Everything you've built so far in this course was one piece of the puzzle: a neuron, a CNN, a transformer, an evaluation. But a real machine-learning project is a pipeline — a chain where the messy early stages quietly decide whether the fancy model at the end has any chance.

Here's the secret professionals know: the model is often the easy part. Getting good data, cleaning it, and understanding it is where most of the real work — and most of the winning or losing — happens. Today you run the whole chain yourself, end to end, on a real dataset.

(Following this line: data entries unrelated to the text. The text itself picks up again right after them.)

+        return i == 0 ? TmaTile{s, M, K, K, BM} : i == 1 ? TmaTile{wt, N, K, K, BN} : TmaTile{x, M, N, ldx, BM};
+    }
+    __device__ void epilogue(float (&acc)[1][BN / 2], int m0, int n0, int, int tid, const uint8_t* eb) const {
 #pragma unroll
         for (int j = 0; j < BN / 2; j += 2) {
             const int row = m0 + frag_row(tid, j), col = n0 + frag_col(tid, j);
             if (row >= M) continue;
-            const float2 xv = *reinterpret_cast<const float2*>(x + (long long)row * ldx + col);
-            float2* o = reinterpret_cast<float2*>(out + (long long)row * ldo + col);
+            const float2 xv = epi_f2(eb, frag_row(tid, j), frag_col(tid, j));
+            const float2* o = reinterpret_cast<const float2*>(out + (long long)row * ldo + col);
+            float2 v;
             if (NEG) {
                 const float2 prev = *o;
-                *o = make_float2(prev.x + fminf(xv.x, 0.f) * acc[0][j], prev.y + fminf(xv.y, 0.f) * acc[0][j + 1]);
+                v = make_float2(prev.x + fminf(xv.x, 0.f) * acc[0][j], prev.y + fminf(xv.y, 0.f) * acc[0][j + 1]);
             } else if (accum) {
                 const float2 prev = *o;
-                *o = make_float2(prev.x + fmaxf(xv.x, 0.f) * acc[0][j], prev.y + fmaxf(xv.y, 0.f) * acc[0][j + 1]);
+                v = make_float2(prev.x + fmaxf(xv.x, 0.f) * acc[0][j], prev.y + fmaxf(xv.y, 0.f) * acc[0][j + 1]);
             } else {
-                *o = make_float2(fmaxf(xv.x, 0.f) * acc[0][j], fmaxf(xv.y, 0.f) * acc[0][j + 1]);
-            }
+                v = make_float2(fmaxf(xv.x, 0.f) * acc[0][j], fmaxf(xv.y, 0.f) * acc[0][j + 1]);
+            }
+            acc[0][j] = v.x;
+            acc[0][j + 1] = v.y;
+        }
+#pragma unroll
+        for (int j = 0; j < BN / 2; j += 2) {
+            const int row = m0 + frag_row(tid, j), col = n0 + frag_col(tid, j);
+            if (row < M) *reinterpret_cast<float2*>(out + (long long)row * ldo + col) = make_float2(acc[0][j], acc[0][j + 1]);
         }
     }
 };
@@ -572,21 +633,27 @@
     const float* bias; const float* E; long long lde;
     float* C; long long ldc; float* C2; long long ldc2;
 };
-template <int EPI, bool FAST_GRAD = false>
-__device__ __forceinline__ void lin_store(const LinOut& o, int row, int col, float v0, float v1) {
-    if (row >= o.M) return;
+template <int EPI, bool FAST_GRAD, class EF>
+__device__ __forceinline__ float2 lin_value(const LinOut& o, int col, float v0, float v1, EF e) {
     float2 b = make_float2(0.f, 0.f);
     if ((EPI == TE_TC_EPI_BIAS || EPI == TE_TC_EPI_BIAS_GELU || EPI == TE_TC_EPI_BIAS_ADD) && o.bias)
         b = *reinterpret_cast<const float2*>(o.bias + col);
-    float2 y = make_float2(v0 + b.x, v1 + b.y), y2 = make_float2(0.f, 0.f);
+    if (EPI == TE_TC_EPI_GELU_BWD) {
+        const float2 ev = e();
+        if (FAST_GRAD) return make_float2(v0 * te_gelu_grad_fast(ev.x), v1 * te_gelu_grad_fast(ev.y));
+        return make_float2(v0 * te_gelu_grad(ev.x), v1 * te_gelu_grad(ev.y));
+    }
+    return make_float2(v0 + b.x, v1 + b.y);
+}
+template <int EPI, class EF>
+__device__ __forceinline__ void lin_store(const LinOut& o, int row, int col, float2 y, EF e) {
+    *reinterpret_cast<float2*>(o.C + (long long)row * o.ldc + col) = y;
+    float2 y2 = make_float2(0.f, 0.f);
     if (EPI == TE_TC_EPI_BIAS_GELU) y2 = make_float2(te_gelu(y.x), te_gelu(y.y));
-    if (EPI == TE_TC_EPI_BIAS_ADD || EPI == TE_TC_EPI_GELU_BWD) {
-        const float2 e = *reinterpret_cast<const float2*>(o.E + (long long)row * o.lde + col);
-        if (EPI == TE_TC_EPI_BIAS_ADD) y2 = make_float2(e.x + y.x, e.y + y.y);
-        else if (FAST_GRAD) y = make_float2(v0 * te_gelu_grad_fast(e.x), v1 * te_gelu_grad_fast(e.y));
-        else y = make_float2(v0 * te_gelu_grad(e.x), v1 * te_gelu_grad(e.y));
-    }
-    *reinterpret_cast<float2*>(o.C + (long long)row * o.ldc + col) = y;
+    if (EPI == TE_TC_EPI_BIAS_ADD) {
+        const float2 ev = e();
+        y2 = make_float2(ev.x + y.x, ev.y + y.y);
+    }
     if (EPI == TE_TC_EPI_BIAS_GELU || EPI == TE_TC_EPI_BIAS_ADD) *reinterpret_cast<float2*>(o.C2 + (long long)row * o.ldc2 + col) = y2;
 }
 
@@ -608,6 +675,7 @@
     static constexpr bool COL_FAST = true;
     static constexpr bool TMA = FORM != LIN_3XTF32;
     static constexpr int FIX = FORM == LIN_TF32 ? FIX_A : FIX_NONE;
+    static constexpr int EPI_MAPS = TMA && (EPI == TE_TC_EPI_BIAS_ADD || EPI == TE_TC_EPI_GELU_BWD) ? 1 : 0;
     __device__ int kblocks() const { return K / (F16 ? 64 : 32); }
     __device__ float chunk_scale(int row, int ch, int) const {
         if constexpr (F16) return row < o.M ? rs[(long long)row * rs_ld + ch] : 1.f;
@@ -619,21 +687,36 @@
     TE_PRODUCE_TILES(LinProb)
     TmaTile tile(int i) const {
         if (i < L::NTA) return TmaTile{i == 0 ? a : a_lo, o.M, K, F16 ? K : lda, BM};
-        return TmaTile{i == L::NTA ? b : b_lo, o.N, K, K, BN};
+        if (i < NMAPS) return TmaTile{i == L::NTA ? b : b_lo, o.N, K, K, BN};
+        return TmaTile{o.E, o.M, o.N, o.lde, BM};
     }
     __device__ void load(uint8_t* st, int kb, int m0, int n0, int, int tid) const {
         for_k32(BM, (const float*)a, lda, m0, o.M, kb * 32, K, tid, [&](int r, int c, float4 v) { st_split(st + L::a(0), st + L::a(1), r, c, v); });
         for_k32(BN, (const float*)b, K, n0, o.N, kb * 32, K, tid, [&](int r, int c, float4 v) { st4(st + L::b(0), r, c, v); });
         for_k32(BN, (const float*)b_lo, K, n0, o.N, kb * 32, K, tid, [&](int r, int c, float4 v) { st4(st + L::b(1), r, c, v); });
     }
-    __device__ void epilogue(float (&acc)[1][BN / 2], int m0, int n0, int, int tid) const {
+    __device__ void epilogue(float (&acc)[1][BN / 2], int m0, int n0, int, int tid, const uint8_t* eb) const {
 #pragma unroll
         for (int j = 0; j < BN / 2; j += 2) {
-            const int col = n0 + frag_col(tid, j);
+            const int row = m0 + frag_row(tid, j), col = n0 + frag_col(tid, j);
+            if (row >= o.M) continue;
+            auto e = [&] { return efrag(eb, tid, j, row, col); };
+            float2 y;
             if constexpr (F16)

An end-to-end machine-learning pipeline: get data, clean and explore, train, evaluate, deploy, then loop

Teach — The five stages of a real project

Every serious ML project moves through the same stages. Learn the shape once and you can apply it to any dataset forever.

  1. Get data — load it and look at its actual shape: how many rows, how many columns, what does each column mean?
  2. Clean & explore — handle missing values, fix types, and explore (EDA — exploratory data analysis): which features seem to matter? This stage usually takes the most time.
  3. Train — split into train/test, pick a model, and fit it on the training half only.
  4. Evaluate — measure honestly on the test half the model never saw. Is it actually good, or just lucky?
  5. Deploy (and loop) — if it's good enough, ship it so people can use it (that's next session) — then loop back with what you learned.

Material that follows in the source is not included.